**Required work**. Copy every line from the records below that holds the word "float".

**Given data**.
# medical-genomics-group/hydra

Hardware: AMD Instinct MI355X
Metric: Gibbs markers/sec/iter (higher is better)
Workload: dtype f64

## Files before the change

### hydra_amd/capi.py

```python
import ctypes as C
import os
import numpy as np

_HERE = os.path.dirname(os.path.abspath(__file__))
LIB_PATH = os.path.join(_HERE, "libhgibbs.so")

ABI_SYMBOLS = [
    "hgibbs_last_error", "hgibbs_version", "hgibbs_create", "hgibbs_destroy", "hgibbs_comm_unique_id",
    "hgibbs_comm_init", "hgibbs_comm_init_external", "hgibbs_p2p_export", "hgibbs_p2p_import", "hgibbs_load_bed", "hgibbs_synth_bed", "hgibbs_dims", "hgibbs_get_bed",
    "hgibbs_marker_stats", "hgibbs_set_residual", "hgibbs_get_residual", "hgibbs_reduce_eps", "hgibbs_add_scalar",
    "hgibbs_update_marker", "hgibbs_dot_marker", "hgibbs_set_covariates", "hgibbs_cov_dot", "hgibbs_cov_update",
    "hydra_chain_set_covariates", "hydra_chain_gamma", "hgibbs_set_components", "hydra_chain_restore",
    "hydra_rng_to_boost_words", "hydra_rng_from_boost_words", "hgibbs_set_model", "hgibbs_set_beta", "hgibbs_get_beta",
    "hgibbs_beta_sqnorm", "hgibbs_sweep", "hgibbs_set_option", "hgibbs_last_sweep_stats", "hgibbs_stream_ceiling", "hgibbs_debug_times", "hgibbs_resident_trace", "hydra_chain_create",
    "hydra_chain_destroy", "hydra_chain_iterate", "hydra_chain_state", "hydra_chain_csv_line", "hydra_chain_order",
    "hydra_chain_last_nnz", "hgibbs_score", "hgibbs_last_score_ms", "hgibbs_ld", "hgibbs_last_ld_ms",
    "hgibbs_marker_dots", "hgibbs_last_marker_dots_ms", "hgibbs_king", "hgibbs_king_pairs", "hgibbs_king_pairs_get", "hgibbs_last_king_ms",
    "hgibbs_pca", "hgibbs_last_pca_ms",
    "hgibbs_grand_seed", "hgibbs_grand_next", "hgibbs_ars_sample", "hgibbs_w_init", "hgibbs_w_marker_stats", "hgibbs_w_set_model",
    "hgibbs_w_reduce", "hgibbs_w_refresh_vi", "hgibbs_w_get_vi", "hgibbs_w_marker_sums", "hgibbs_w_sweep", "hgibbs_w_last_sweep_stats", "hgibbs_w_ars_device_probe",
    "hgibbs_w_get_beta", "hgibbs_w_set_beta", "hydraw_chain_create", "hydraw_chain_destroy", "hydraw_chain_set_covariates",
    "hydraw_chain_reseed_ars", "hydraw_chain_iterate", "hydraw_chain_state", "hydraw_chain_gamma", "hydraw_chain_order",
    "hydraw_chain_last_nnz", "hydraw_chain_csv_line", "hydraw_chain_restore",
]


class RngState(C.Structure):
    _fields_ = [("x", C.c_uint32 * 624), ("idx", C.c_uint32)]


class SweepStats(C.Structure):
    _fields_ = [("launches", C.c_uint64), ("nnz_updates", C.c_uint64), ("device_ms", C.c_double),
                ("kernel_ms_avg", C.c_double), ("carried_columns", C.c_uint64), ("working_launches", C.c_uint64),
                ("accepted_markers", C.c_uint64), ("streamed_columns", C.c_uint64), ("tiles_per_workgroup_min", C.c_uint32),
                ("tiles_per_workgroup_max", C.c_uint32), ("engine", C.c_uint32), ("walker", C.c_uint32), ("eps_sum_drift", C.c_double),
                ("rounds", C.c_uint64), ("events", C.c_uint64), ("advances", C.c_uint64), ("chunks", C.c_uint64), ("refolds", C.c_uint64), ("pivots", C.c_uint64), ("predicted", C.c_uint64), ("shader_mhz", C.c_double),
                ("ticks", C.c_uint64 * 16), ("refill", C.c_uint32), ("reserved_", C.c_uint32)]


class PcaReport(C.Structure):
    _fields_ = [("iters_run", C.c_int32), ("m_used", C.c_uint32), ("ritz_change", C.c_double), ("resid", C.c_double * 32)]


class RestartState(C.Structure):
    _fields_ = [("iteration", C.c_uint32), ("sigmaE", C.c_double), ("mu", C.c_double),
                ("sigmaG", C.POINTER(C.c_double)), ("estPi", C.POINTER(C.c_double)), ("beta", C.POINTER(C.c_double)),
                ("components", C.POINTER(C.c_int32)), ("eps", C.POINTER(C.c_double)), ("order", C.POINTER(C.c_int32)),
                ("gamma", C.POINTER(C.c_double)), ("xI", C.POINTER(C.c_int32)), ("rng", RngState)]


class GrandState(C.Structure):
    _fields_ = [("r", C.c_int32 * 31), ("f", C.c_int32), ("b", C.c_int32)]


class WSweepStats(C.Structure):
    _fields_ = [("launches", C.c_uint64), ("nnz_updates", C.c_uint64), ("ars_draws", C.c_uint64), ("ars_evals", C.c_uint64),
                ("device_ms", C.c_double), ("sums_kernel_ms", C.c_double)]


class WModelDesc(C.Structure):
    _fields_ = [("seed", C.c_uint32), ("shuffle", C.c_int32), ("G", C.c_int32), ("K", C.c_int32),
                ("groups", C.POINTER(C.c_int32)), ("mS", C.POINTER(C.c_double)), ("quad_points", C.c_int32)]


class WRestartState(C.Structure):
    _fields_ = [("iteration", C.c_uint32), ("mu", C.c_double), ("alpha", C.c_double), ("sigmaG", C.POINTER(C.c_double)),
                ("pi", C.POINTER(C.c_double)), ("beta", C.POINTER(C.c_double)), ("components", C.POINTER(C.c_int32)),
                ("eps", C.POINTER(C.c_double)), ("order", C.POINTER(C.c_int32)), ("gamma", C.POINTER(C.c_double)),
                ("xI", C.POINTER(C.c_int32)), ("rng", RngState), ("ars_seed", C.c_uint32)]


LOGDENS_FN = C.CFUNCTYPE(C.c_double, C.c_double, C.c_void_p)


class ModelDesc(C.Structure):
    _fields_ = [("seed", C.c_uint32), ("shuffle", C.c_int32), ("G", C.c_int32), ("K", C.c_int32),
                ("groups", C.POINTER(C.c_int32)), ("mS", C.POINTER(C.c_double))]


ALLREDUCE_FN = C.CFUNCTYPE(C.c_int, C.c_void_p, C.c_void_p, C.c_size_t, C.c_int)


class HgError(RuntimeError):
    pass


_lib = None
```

...

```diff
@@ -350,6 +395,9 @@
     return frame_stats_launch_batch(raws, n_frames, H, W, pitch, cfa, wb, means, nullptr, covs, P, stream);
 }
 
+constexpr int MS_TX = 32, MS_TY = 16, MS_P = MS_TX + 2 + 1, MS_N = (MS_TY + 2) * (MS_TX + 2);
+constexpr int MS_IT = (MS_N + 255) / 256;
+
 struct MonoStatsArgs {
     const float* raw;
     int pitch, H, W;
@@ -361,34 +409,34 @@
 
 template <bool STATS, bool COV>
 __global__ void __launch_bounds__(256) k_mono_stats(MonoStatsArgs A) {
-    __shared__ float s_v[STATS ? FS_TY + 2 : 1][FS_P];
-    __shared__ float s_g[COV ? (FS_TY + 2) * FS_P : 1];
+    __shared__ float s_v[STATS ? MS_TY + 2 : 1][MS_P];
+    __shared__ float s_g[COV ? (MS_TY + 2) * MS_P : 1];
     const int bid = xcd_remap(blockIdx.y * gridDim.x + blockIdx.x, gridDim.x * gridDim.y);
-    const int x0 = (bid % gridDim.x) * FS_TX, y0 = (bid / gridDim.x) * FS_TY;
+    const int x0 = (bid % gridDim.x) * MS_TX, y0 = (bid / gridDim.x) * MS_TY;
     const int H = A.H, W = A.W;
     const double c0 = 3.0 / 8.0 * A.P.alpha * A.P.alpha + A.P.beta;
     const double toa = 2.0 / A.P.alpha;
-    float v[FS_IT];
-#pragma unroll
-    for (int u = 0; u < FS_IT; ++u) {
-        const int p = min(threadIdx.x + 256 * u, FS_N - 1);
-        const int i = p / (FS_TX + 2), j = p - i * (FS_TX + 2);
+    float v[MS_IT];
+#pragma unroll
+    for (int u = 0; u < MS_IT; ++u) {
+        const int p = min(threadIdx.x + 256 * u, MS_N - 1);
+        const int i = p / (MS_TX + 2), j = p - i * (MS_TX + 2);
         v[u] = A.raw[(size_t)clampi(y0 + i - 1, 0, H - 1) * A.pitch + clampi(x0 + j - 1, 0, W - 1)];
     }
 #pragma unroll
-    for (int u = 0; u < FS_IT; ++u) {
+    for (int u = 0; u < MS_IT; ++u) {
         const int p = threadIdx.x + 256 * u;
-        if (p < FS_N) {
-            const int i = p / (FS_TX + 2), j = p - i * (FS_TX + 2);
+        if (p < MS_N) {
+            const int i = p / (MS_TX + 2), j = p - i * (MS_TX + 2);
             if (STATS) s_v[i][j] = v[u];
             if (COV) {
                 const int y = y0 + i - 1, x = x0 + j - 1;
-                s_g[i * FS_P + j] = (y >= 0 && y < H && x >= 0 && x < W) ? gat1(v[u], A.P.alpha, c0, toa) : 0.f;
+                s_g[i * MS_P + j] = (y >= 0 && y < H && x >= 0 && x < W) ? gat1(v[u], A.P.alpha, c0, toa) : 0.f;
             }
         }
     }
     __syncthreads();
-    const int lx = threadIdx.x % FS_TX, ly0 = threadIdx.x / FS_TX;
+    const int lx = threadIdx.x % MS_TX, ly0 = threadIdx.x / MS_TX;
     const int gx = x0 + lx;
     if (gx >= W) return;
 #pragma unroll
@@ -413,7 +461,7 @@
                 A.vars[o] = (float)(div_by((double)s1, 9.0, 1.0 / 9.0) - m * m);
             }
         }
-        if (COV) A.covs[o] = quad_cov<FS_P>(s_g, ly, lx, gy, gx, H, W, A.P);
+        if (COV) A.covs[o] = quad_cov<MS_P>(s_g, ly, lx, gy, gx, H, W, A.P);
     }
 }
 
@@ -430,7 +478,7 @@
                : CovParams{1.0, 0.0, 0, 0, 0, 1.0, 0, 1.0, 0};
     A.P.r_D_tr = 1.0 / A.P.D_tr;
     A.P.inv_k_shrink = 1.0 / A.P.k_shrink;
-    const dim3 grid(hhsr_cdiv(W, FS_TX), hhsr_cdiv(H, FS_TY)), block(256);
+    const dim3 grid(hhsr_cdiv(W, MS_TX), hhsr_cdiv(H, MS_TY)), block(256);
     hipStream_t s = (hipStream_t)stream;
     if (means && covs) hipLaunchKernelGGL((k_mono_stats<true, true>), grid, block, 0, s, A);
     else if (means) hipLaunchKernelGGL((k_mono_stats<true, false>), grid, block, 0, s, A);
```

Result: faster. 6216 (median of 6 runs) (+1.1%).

**Answer**.
     const float* raw;
-    __shared__ float s_v[STATS ? FS_TY + 2 : 1][FS_P];
-    __shared__ float s_g[COV ? (FS_TY + 2) * FS_P : 1];
+    __shared__ float s_v[STATS ? MS_TY + 2 : 1][MS_P];
+    __shared__ float s_g[COV ? (MS_TY + 2) * MS_P : 1];
-    float v[FS_IT];
+    float v[MS_IT];
                 A.vars[o] = (float)(div_by((double)s1, 9.0, 1.0 / 9.0) - m * m);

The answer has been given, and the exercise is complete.